- Your assignment
Find the line with "auto nx = std::next(it);" in the entries below. Repeat it, every following line, and the line with "for (int64_t q", exactly and with nothing added.

Stored items from a collection:
__global__ void k_fold_counts(DevPlan P) {
  const int c = threadIdx.x;
  if (c >= 4) return;
  unsigned long long sum = 0;
  for (int q = 1; q < kCountSlots; ++q) {
    unsigned long long* w = P.counters + (size_t)q * kCountStride + c;
// ... 305 lines not shown
    }
    int d[NB4];
    double v[NB4];
#pragma unroll
    for (int u = 0; u < NB4; ++u) {
      const int ii = min(lo[u] + lane, rc[u] - 1);
      d[u] = P.rel[rel[u] + ii] - r0;
      v[u] = P.arena[src[u] + ii];
    }
#pragma unroll
    for (int u = 0; u < NB4; ++u) {
      if (q + u < q1) {
        if (lo[u] + lane < hi[u]) base[d[u]] += v[u];
        const int* rl = P.rel + rel[u];
        const double* Ccol = P.arena + src[u];
        int ii = lo[u] + 64 + lane;
        for (; ii + 64 * (kAsmUnroll - 1) < hi[u]; ii += 64 * kAsmUnroll) {
          int dd[kAsmUnroll];
          double vv[kAsmUnroll], oo[kAsmUnroll];
#pragma unroll
          for (int w = 0; w < kAsmUnroll; ++w) dd[w] = rl[ii + 64 * w] - r0;
#pragma unroll
          for (int w = 0; w < kAsmUnroll; ++w) { vv[w] = Ccol[ii + 64 * w]; oo[w] = base[dd[w]]; }
#pragma unroll
          for (int w = 0; w < kAsmUnroll; ++w) base[dd[w]] = oo[w] + vv[w];
        }
        for (; ii < hi[u]; ii += 64) base[rl[ii] - r0] += Ccol[ii];
        __threadfence_block();
      }
    }
  }
  double* col = P.arena + P.front_pos[s] + (size_t)pc * f + r0 + cb_off(P, s, pc, k);
  for (int i = lane; i < n; i += 64) col[i] = base[i];
}






__global__ __launch_bounds__(256) void k_big_diag(DevPlan P, const int* __restrict__ list, int step, int NB, double tol, int dbg_stop) {
  extern __shared__ __attribute__((aligned(16))) double sm[];
  const int tid = threadIdx.x, lane = tid & 63;
  const int wave = __builtin_amdgcn_readfirstlane(tid >> 6);
  const int l15 = lane & 15, l4 = lane >> 4;
  const int s = list[blockIdx.x];
  if (stop_requested_wg(P)) return;
  const int col0 = P.sn_col0[s];
  const int k = P.sn_col0[s + 1] - col0;
  const int f = (int)(P.row_ptr[s + 1] - P.row_ptr[s]);
  const int j0 = step * NB;
  if (j0 >= k) return;
  const int nb = min(NB, k - j0);
  double* Praw = sm;
  double* Lp = Praw + kMW * kPLD;
  double* Wp = Lp + kMW * kPLD;
  double* Ld = Wp + kMW * kPLD;
  double* Xs = Ld + 4 * 32 * kXld;
  double* F = P.arena + P.front_pos[s];

  int ti_s[9], tj_s[9];
#pragma unroll
  for (int q = 0; q < 9; ++q) {
    const int t = 4 * q + wave;
    const int tj = (t >= 8) + (t >= 15) + (t >= 21) + (t >= 26) + (t >= 30) + (t >= 33) + (t >= 35);
    const int start = tj * 8 - tj * (tj - 1) / 2;
// ... 665 lines not shown
        }
      }
      if (wlevel > 0) { wregion[wlevel_seq & 1] = std::max(wregion[wlevel_seq & 1], wlevel); ++wlevel_seq; }
    }
  };
  build(N.levels, parted ? N.part_id : 0);
  if (parted && N.part_id == 0) build(N.levels_top, -1); else N.levels_top.clear();
  if (!(e = upload(N, sched, &d.sched)).empty()) return e;
  if (!(e = upload(N, task_lo, &d.task_lo)).empty()) return e;
  N.flow_levels = N.flow_off = N.flow_cnt = N.flow_maxf = N.flow_maxk = 0;
  if (N.flow && (!parted || parted_tasks)) {
    int nl = 0;
    while (nl < (int)N.levels.size() && N.levels[nl].seg[3].cnt == 0) ++nl;
    if (nl >= 2) {
      N.flow_levels = nl;
      N.flow_off = N.levels[0].seg[0].off;
      for (int l = 0; l < nl; ++l)
        for (int c = 0; c < 3; ++c) { N.flow_cnt += N.levels[l].seg[c].cnt; if (N.levels[l].seg[c].cnt) { N.flow_maxf = std::max(N.flow_maxf, N.levels[l].seg[c].maxf); N.flow_maxk = std::max(N.flow_maxk, N.levels[l].seg[c].maxk); } }
      if (N.flow_cnt == 0) N.flow_levels = 0;
    }
  }
  {
    std::vector<int> unit_parent(ns, -1);
    for (int s2 = 0; s2 < ns; ++s2) {
      if (unit_root[s2] != s2 || S.sn_parent[s2] < 0) continue;
      const int up = unit_root[S.sn_parent[s2]];
      if (up == N.schur_sn) continue;
      if (ulevel[up] < N.flow_levels && (!parted || S.sn_owner[up] == S.sn_owner[s2])) unit_parent[s2] = up;
    }
    if (!(e = upload(N, unit_parent, &d.unit_parent)).empty()) return e;
  }
  if (getenv("OKKT_DEBUG_FRONTS")) fprintf(stderr, "okkt: %d levels of units (%d levels of fronts), %lld tasks of small fronts, longest %d\n", nulev, S.nlevels, (long long)N.n_tasks, N.max_task_len);
  N.release_cb = getenv("OKKT_RELEASE_CB") ? atoi(getenv("OKKT_RELEASE_CB")) : 1;
  if (parted) N.release_cb = 0;
  std::vector<int64_t> fpos(ns + 1, 0), cbshift(ns, 0);
  if (!N.release_cb) {
    for (int s2 = 0; s2 <= ns; ++s2) fpos[s2] = S.front_pos[s2];
    N.arena_doubles = S.arena_doubles;
    N.cb_region_doubles = 0;
  } else {
    for (int s2 = 0; s2 < ns; ++s2) {
      const int64_t f = S.row_ptr[s2 + 1] - S.row_ptr[s2], k = S.sn_col0[s2 + 1] - S.sn_col0[s2];
      fpos[s2 + 1] = fpos[s2] + ((f * k + 1) & ~(int64_t)1);
    }
    const int64_t panels = fpos[ns];
    auto epoch_of = [&](int s2) { const int l = ulevel[unit_root[s2]]; return l < N.flow_levels ? 0 : l - std::max(N.flow_levels, 1) + 1; };
    const int nep = std::max(1, nulev - std::max(N.flow_levels, 1) + 1) + 1;
    std::vector<std::vector<int>> born(nep), dies(nep);
    for (int s2 = 0; s2 < ns; ++s2) {
      const int64_t f = S.row_ptr[s2 + 1] - S.row_ptr[s2], k = S.sn_col0[s2 + 1] - S.sn_col0[s2];
      if (f == k) continue;
      const int p2 = S.sn_parent[s2];
      born[epoch_of(s2)].push_back(s2);
      dies[p2 >= 0 && p2 != N.schur_sn ? epoch_of(p2) : nep - 1].push_back(s2);
    }
    std::map<int64_t, int64_t> freeb;
    int64_t top = 0;
    std::vector<int64_t> cbo(ns, -1), cbsz(ns, 0);
    auto release = [&](int64_t off, int64_t sz) {
      auto it = freeb.emplace(off, sz).first;
      auto nx = std::next(it);
      if (nx != freeb.end() && it->first + it->second == nx->first) { it->second += nx->second; freeb.erase(nx); }
      if (it != freeb.begin()) { auto pv = std::prev(it); if (pv->first + pv->second == it->first) { pv->second += it->second; freeb.erase(it); it = pv; } }
      if (it->first + it->second == top) { top = it->first; freeb.erase(it); }
    };
    for (int ep = 0; ep < nep; ++ep) {
// ... 115 lines not shown
      for (int64_t q = S.rel_ptr[c]; q < S.rel_ptr[c + 1]; ++q) {
        const int64_t slot = fill[bigcol_base[p] + S.rel[q]]++;
        ea_child[slot] = c;
        ea_jj[slot] = (int)(q - S.rel_ptr[c]);
        ea_pos[slot] = S.cv_pos[c] + (q - S.rel_ptr[c]);
        {
          const int64_t kc = S.sn_col0[c + 1] - S.sn_col0[c], fc = S.row_ptr[c + 1] - S.row_ptr[c];
          ea_rc[slot] = (int)(fc - kc);
          ea_rel[slot] = S.rel_ptr[c];
          ea_cut[slot] = cut_pos[c];
          ea_src[slot] = fpos[c] + cbshift[c] + (kc + ea_jj[slot]) * fc + kc;
        }
      }
    }
    if (!(e = upload(N, bigcol_base, &d.bigcol_base)).empty()) return e;
    if (!(e = upload(N, invl_pos, &d.invl_pos)).empty()) return e;
    if (!(e = upload(N, ea_ptr, &d.ea_ptr)).empty()) return e;
    if (!(e = upload(N, ea_child, &d.ea_child)).empty()) return e;
    if (!(e = upload(N, ea_jj, &d.ea_jj)).empty()) return e;
    if (!(e = upload(N, ea_pos, &d.ea_pos)).empty()) return e;
    if (!(e = upload(N, ea_rc, &d.ea_rc)).empty()) return e;
    if (!(e = upload(N, ea_src, &d.ea_src)).empty()) return e;
    if (!(e = upload(N, ea_rel, &d.ea_rel)).empty()) return e;
    if (!(e = upload(N, ea_cut, &d.ea_cut)).empty()) return e;
    {
      std::vector<EaRec> recs(ea_src.size());
      for (size_t t = 0; t < recs.size(); ++t) recs[t] = EaRec{ea_src[t], ea_rel[t], ea_rc[t], ea_jj[t], ea_cut[t]};
      EaRec* dr = nullptr;
      if (!(e = upload(N, recs, &dr)).empty()) return e;
      d.ea_rec = dr;
    }
    if (!(e = upload(N, cutv, &d.cutv)).empty()) return e;
    if (!(e = upload(N, acol_lo, &d.acol_lo)).empty()) return e;
    if (N.schur_sn >= 0) {
      N.schur_gcb = bigcol_base[N.schur_sn];
      if (!(e = upload(N, std::vector<int>{N.schur_sn}, &N.schur_list)).empty()) return e;
    }
    if (!(e = dalloc(N, (size_t)invl_total, &d.invl, true)).empty()) return e;
  }
  if (!(e = dalloc(N, (size_t)N.arena_doubles + 512 + (size_t)S.max_front * 2, &d.arena, false)).empty()) return e;
  if (!(e = dalloc(N, (size_t)S.n, &d.dvals, true)).empty()) return e;
  if (!(e = dalloc(N, (size_t)S.n, &d.diagadd, true)).empty()) return e;
  d.xw_stride = S.n;
  d.cv_stride = S.sum_r;
  if (!(e = dalloc(N, (size_t)S.n * kMaxRhs, &d.xwork, true)).empty()) return e;
  if (!(e = dalloc(N, (size_t)S.n * kMaxRhs, &d.zwork, true)).empty()) return e;
  if (!(e = dalloc(N, (size_t)S.sum_r * kMaxRhs, &d.cv, true)).empty()) return e;
  if (!(e = dalloc(N, (size_t)wtotal + 512, &d.wbuf, true)).empty()) return e;
  if (!(e = dalloc(N, (size_t)kCountSlots * kCountStride, &d.counters, true)).empty()) return e;
  if (!(e = dalloc(N, (size_t)512, &d.zero_page, true)).empty()) return e;
  if (!(e = dalloc(N, (size_t)S.nnz_in, &N.vals_owned, false)).empty()) return e;
  {
    double* raw = nullptr;
    if (!(e = dalloc(N, (size_t)ns / 2 + 8, &raw, true)).empty()) return e;
    N.chain_flags = (int*)raw;
    N.chain_epoch = 0;
    raw = nullptr;
    if (!(e = dalloc(N, (size_t)3 * ns / 2 + 8, &raw, true)).empty()) return e;
    N.flow_flags = (int*)raw;
    N.flow_epoch = 0;
  }
  if (!(e = solve_setup(S, N)).empty()) return e;
  if (!(e = df_setup(N)).empty()) return e;
  const int big_lds = 160 * 1024 - 64;
  OKKT_HIP_TRY(hipFuncSetAttribute((const void*)k_front_small<256>, hipFuncAttributeMaxDynamicSharedMemorySize, big_lds));
  OKKT_HIP_TRY(hipFuncSetAttribute((const void*)k_front_small<256, true>, hipFuncAttributeMaxDynamicSharedMemorySize, big_lds));
// ... 64 lines not shown
std::string numeric_factor_enqueue(Numeric& N, const double* d_vals, double tol, int which, bool reset_counters) {
  DevPlan P = N.d;
  P.vals = d_vals;
  hipStream_t st = N.stream;
  {
    const size_t na = reset_counters ? (size_t)kCountSlots * kCountStride * (sizeof(unsigned long long) / sizeof(unsigned)) : 0;
    const size_t nb = (reset_counters && N.solve_counters) ? (size_t)N.d.nsuper : 0;
    const size_t nc = (N.dataflow && P.df_state) ? (size_t)N.df_state_ints + (size_t)N.n_df_heads * kDfHeadStride : 0;
    if (na + nb + nc) {
      const unsigned grid = (unsigned)std::min<size_t>(2048, (na + nb + nc + 1023) / 1024);
      hipLaunchKernelGGL(k_zero_words, dim3(grid), dim3(256), 0, st, (unsigned*)P.counters, na, (unsigned*)N.solve_counters, nb, (unsigned*)P.df_state, nc);
    }
  }
  if (N.early_check && N.early_device && which == 0 && N.levels_top.empty() && reset_counters) { P.want_pos = N.early_n; P.want_neg = N.early_m; }
  N.la_used = 0;
  if (which == 0) {
    for (size_t l = 0; l < N.inv_level_pending.size(); ++l)
      if (N.inv_level_pending[l] && N.inv_level_events[l]) OKKT_HIP_TRY(hipStreamWaitEvent(st, N.inv_level_events[l], 0));
    if (N.inv_wait && N.inv_event) OKKT_HIP_TRY(hipStreamWaitEvent(st, N.inv_event, 0));
  }
  if (which == 0) std::fill(N.inv_level_pending.begin(), N.inv_level_pending.end(), 0);
  if (which == 0) N.inv_wait = false;
  bool inv_on_aux = false;
  N.early_exited = false;
  std::string e;
  {
    const LaneStreams ss{N.stream, N.stream_masked, N.stream_panel, N.stream_aux};
    e = factor_sched(N, P, which == 0 ? N.levels : N.levels_top, which == 0 ? N.slevels : N.slevels_top, ss, tol,
                     which == 0 && N.levels_top.empty(), inv_on_aux);
    if (!e.empty()) return e;
  }
  if (which == 0 && N.schur_sn >= 0) {
    const int f = N.sn_f[N.schur_sn];
    if (f > 2048) hipLaunchKernelGGL(k_big_assemble_chunked, dim3((f + 3) / 4, 1, (f + kAsmChunk - 1) / kAsmChunk), dim3(256), 0, st, P, N.schur_list);
    else {
      const int lcol = std::max(256, (f + 63) / 64 * 64);
      hipLaunchKernelGGL(k_big_assemble<true>, dim3((f + 3) / 4, 1), dim3(256), (size_t)4 * lcol * sizeof(double), st, P, N.schur_list, lcol);
    }
  }
  const bool per_level = which == 0 && N.levels_top.empty() && !N.inv_level_pending.empty();
  if (inv_on_aux && !per_level) {
    if (!N.inv_event) OKKT_HIP_TRY(hipEventCreateWithFlags(&N.inv_event, hipEventDisableTiming));
    OKKT_HIP_TRY(hipEventRecord(N.inv_event, N.inv_stream ? N.inv_stream : N.stream_aux));
    N.inv_wait = true;
  }
  OKKT_HIP_TRY(hipGetLastError());
  return "";
}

- Answer to this task
      auto nx = std::next(it);
      if (nx != freeb.end() && it->first + it->second == nx->first) { it->second += nx->second; freeb.erase(nx); }
      if (it != freeb.begin()) { auto pv = std::prev(it); if (pv->first + pv->second == it->first) { pv->second += it->second; freeb.erase(it); it = pv; } }
      if (it->first + it->second == top) { top = it->first; freeb.erase(it); }
    };
    for (int ep = 0; ep < nep; ++ep) {
// ... 115 lines not shown
      for (int64_t q = S.rel_ptr[c]; q < S.rel_ptr[c + 1]; ++q) {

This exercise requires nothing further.